To assess the effect of various cations on Cu²⁺ uptake, protoplasts were incubated for 5 min with the chloride forms of Ca²⁺ (10 mM), K⁺ (10 mM), Mn²⁺ (5 mM), Na⁺ (10 mM) and Zn²⁺ (10 mM) before the addition of CuCl₂.

To test how Cu²⁺ uptake is regulated by copper availability in the medium, cells grown for 6 d were incubated for 8 h with 100 µM CuSO₄ or with 20 µM of the chelator BCS.

Protocol for measure intracellular ferrous iron levels ^[2]:

1.Cells were treated as indicated before 10 μM Phen Green SK diacetate was added and incubated for 10 min.

2.The cells were washed twice with PBS to remove the excess PGSK.
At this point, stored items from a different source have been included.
template <bool KEYED, class WX>
__global__ void __launch_bounds__(256)
k_verify_wide(DevIndex ix, const uint64_t* __restrict__ offs, uint32_t maxLen, const uint8_t* __restrict__ seq, const uint32_t* __restrict__ G,
              uint32_t gw, const uint4* __restrict__ items, uint32_t nItems, const unsigned long long* __restrict__ ukeys,
              const uint32_t* __restrict__ counts, const uint32_t* __restrict__ list, const uint32_t* __restrict__ nList,
              uint8_t* __restrict__ slab, uint32_t slotBytes, Queues q) {
    const uint32_t slot = blockIdx.x * blockDim.x + threadIdx.x, nSlots = gridDim.x * blockDim.x, lane = threadIdx.x & 63u;
    uint4* const rowBits = reinterpret_cast<uint4*>(slab + (size_t)(slot - lane) * slotBytes) + lane;
    auto putRow = [&](uint32_t r, uint64_t a, uint64_t b) {
        rowBits[(size_t)r * 64u] = make_uint4((uint32_t)a, (uint32_t)(a >> 32), (uint32_t)b, (uint32_t)(b >> 32));
    };
    uint32_t cLF = 0, cLoc = 0, cRows = 0, cAbort = 0, cCig = 0, cStarted = 0, flags = 0;
    const uint32_t nIn = KEYED ? min(*nList, nItems) : nItems;
    WaveChunk chT;
    bool ovT = false;
    auto holeT = [&](uint32_t o) { q.text[o].rsId = 0xFFFFFFFFu; };
    for (uint32_t base = slot - lane; base < nIn; base += nSlots) {
        const uint32_t it = base + lane;
        bool active = it < nIn;
        uint32_t rs = 0, maxED = 0, minED = 0, fixed = 0, start = 0, limitEnd = 0u, mult = 1u;
        if (active && KEYED) {
            const uint32_t u = list[it];
            if (u == 0xFFFFFFFFu) {
                active = false;
            } else {
                const unsigned long long key = ukeys[u];
                mult = counts[u];
                rs = (uint32_t)(key >> VKW_RS), maxED = (uint32_t)(key >> 37) & 15u, minED = (uint32_t)(key >> 33) & 15u, fixed = (uint32_t)(key >> 32) & 1u;
                start = verifyKeyStart(key);
            }
        } else if (active) {
            const uint4 item = items[it];
            const uint32_t meta = item.w;
            if (item.x == 0xFFFFFFFFu || ((meta >> 21) & 3u) != ITEM_EDIT) {
                active = false;
            } else {
                rs = item.x, maxED = (meta >> 12) & 15u, minED = (meta >> 16) & 15u, fixed = (meta >> 20) & 1u;
                const uint32_t shift = meta & 0xFFFu;
                const bool direct = (meta >> 23) & 1u;
                uint32_t pos = item.y;
                if (!direct) {
                    cLoc++;
                    pos = findSA(ix, item.y, &cLF);
                }
                const uint32_t startDiff = direct ? 0u : item.z;
                limitEnd = direct ? item.z : 0u;
                const uint32_t sum = pos + shift;
                start = sum >= startDiff ? sum - startDiff : 0;
            }
        }
        const uint32_t len = active ? (uint32_t)(offs[(rs >> 1) + 1] - offs[rs >> 1]) : 0u;
        const uint8_t* rd = seq + (size_t)rs * maxLen;
        const uint32_t nZeros = fixed ? 1u : 2u * maxED + 1u;
        const MatGeom g = wideGeom(len, maxED, nZeros);
        const uint32_t sfc = g.sfc(), col = g.n - 1u, firstRow = (g.m - 1u) - sfc;
        unsigned long long lcw0 = 0ull, lcw1 = 0ull, lcw2 = 0ull, lcw3 = 0ull;
        auto lcPut = [&](uint32_t qi, uint32_t v) {
            const unsigned long long x = (unsigned long long)min(v, 15u) << (4u * (qi & 15u));
            lcw0 |= (qi >> 4) == 0u ? x : 0ull, lcw1 |= (qi >> 4) == 1u ? x : 0ull, lcw2 |= (qi >> 4) == 2u ? x : 0ull, lcw3 |= (qi >> 4) == 3u ? x : 0ull;
        };
        auto lcGet = [&](uint32_t qi) -> uint32_t {
            const unsigned long long w = (qi >> 4) == 0u ? lcw0 : (qi >> 4) == 1u ? lcw1 : (qi >> 4) == 2u ? lcw2 : lcw3;
            return (uint32_t)(w >> (4u * (qi & 15u))) & 15u;
        };
        uint32_t i = 0;
        if (active) {
            cStarted += mult;
            const uint32_t maxEnd = ix.n - 1;
            const uint32_t hEnd = limitEnd ? min(maxEnd, limitEnd) : windowEnd(maxEnd, start, g.m);
            const uint32_t size = hEnd > start ? hEnd - start : 0;
            if (!g.inFinalColumn(size)) {
                active = false;
            } else if (g.Wv >= WX::LEFT || (size + 1u) * VW_ROW_BYTES > slotBytes) {
                flags |= FLAG_CAPACITY;
                active = false;
            } else {
                WideRow<WX> mx;
                mx.init(g, nZeros);
                putRow(0u, mx.HP, ~0ull);
                if (firstRow == 0u) lcPut(0u, cellAt<WX::BLOCK, WX::DIAG>(0u, col, mx.HP, mx.HN, mx.score));
                for (uint32_t r = 1; r <= size; r++) {
                    if (r == 1u || (r & 15u) == 0u) mx.loadBlock(ix, G, gw, rs, len, start, r >> 4);
                    uint64_t M, D0;
                    const bool valid = mx.step(g, r, M, D0);
                    cRows += mult;
                    putRow(r, mx.HP, M | ~D0);
                    if (!valid) break;
                    if (r >= firstRow) lcPut(r - firstRow, cellAt<WX::BLOCK, WX::DIAG>(r, col, mx.HP, mx.HN, mx.score));
                    i = r;
                }
                if (i <= size - sfc) {
                    cAbort += mult;
                    active = false;
                }
            }
        }
        const uint32_t nCand = active && i > firstRow ? i - firstRow : 0u;
        uint32_t nCentres = 0;
        for (uint32_t t = 0; __any(t < nCand); t++) {
            bool emit = false;
            TextOccRec rec{0xFFFFFFFFu, 0u, 0u, 0u};
            if (t < nCand) {
                const uint32_t r = i - t;
                const uint32_t ED = lcGet(r - firstRow);
                if (ED <= maxED && ED >= minED) {
                    const bool betterThanAbove = r == firstRow || ED <= lcGet(r - 1u - firstRow);
                    const bool betterThanBelow = r == i || ED <= lcGet(r + 1u - firstRow);
                    if (betterThanAbove && betterThanBelow) {
                        nCentres++;
                        uint32_t ti = r, tj = col;
                        while (tj > 0) {
                            const uint32_t bitIdx = (tj - (ti / WX::BLOCK) * WX::BLOCK) + WX::DIAG;
                            if (bitIdx >= 64u) {
                                flags |= FLAG_CAPACITY;
                                break;
                            }
                            const uint4 rb = rowBits[(size_t)ti * 64u];
                            const uint64_t hp = rb.x | ((uint64_t)rb.y << 32), md = rb.z | ((uint64_t)rb.w << 32);
                            if ((hp >> bitIdx) & 1ull) {
                                --tj;
                            } else if (ti > 0 && ((md >> bitIdx) & 1ull)) {
                                --ti;
                                --tj;
                            } else if (ti > 0) {
                                --ti;
                            } else {
// ... 381 lines not shown
                        flags |= FLAG_CAPACITY;
                        break;
                    }
                    const bool hpBit = ((uint32_t)ww >> rel) & 1u;
                    const bool dgBit = ((uint32_t)(ww >> 32) >> rel) & 1u;
                    if (rel < relLeft || rel > relRight || (rel == relLeft && hpBit) ||
                        (rel == relRight && ti > 0 && !hpBit && !dgBit))
                        flags |= FLAG_TRACE_RULE;
                    if (hpBit) {
                        --tj;
                    } else {
                        if (ti > 0 && dgBit) --tj;
                        --ti;
                    }
                }
            }
            if (have) {
                const uint32_t ed = bitIdx < 21u ? (uint32_t)((edPack >> (3u * bitIdx)) & 7ull)
                                                 : (uint32_t)((edPackHi >> (3u * (bitIdx - 21u))) & 7ull);
                rec = TextOccRec{rs, start + ti, start + ri, ed};
            }
            const uint32_t o = chT.alloc(&q.cnt[2], q.textCap, have ? 1u : 0u, 256u, ovT, holeT);
            if (have && o != 0xFFFFFFFFu) q.text[o] = rec;
        }
    }
    chT.fill(holeT);
    if (ovT) flags |= FLAG_TEXT_OVERFLOW;
    if (flags) atomicOr(&q.cnt[3], flags);
}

3.The cells were trypsinized and resuspended in PBS plus 5% FBS.

4.A flow cytometer was used for detection of ferrous iron. Each group was triplicated.

This protocol only provides a guideline, and should be modified according to your specific needs.

References:

[1]. Martins V, Hanana M, et,al. Copper transport and compartmentation in grape cells. Plant Cell Physiol. 2012 Nov;53(11):1866-80. doi: 10.1093/pcp/pcs125. Epub 2012 Sep 5. PMID: 22952251.

[2]. Wang Z, Yao M, et,al. Dexmedetomidine attenuates myocardial ischemia/reperfusion-induced ferroptosis via AMPK/GSK-3β/Nrf2 axis. Biomed Pharmacother. 2022 Oct;154:113572. doi: 10.1016/j.biopha.2022.113572. Epub 2022 Aug 18. PMID: 35988428.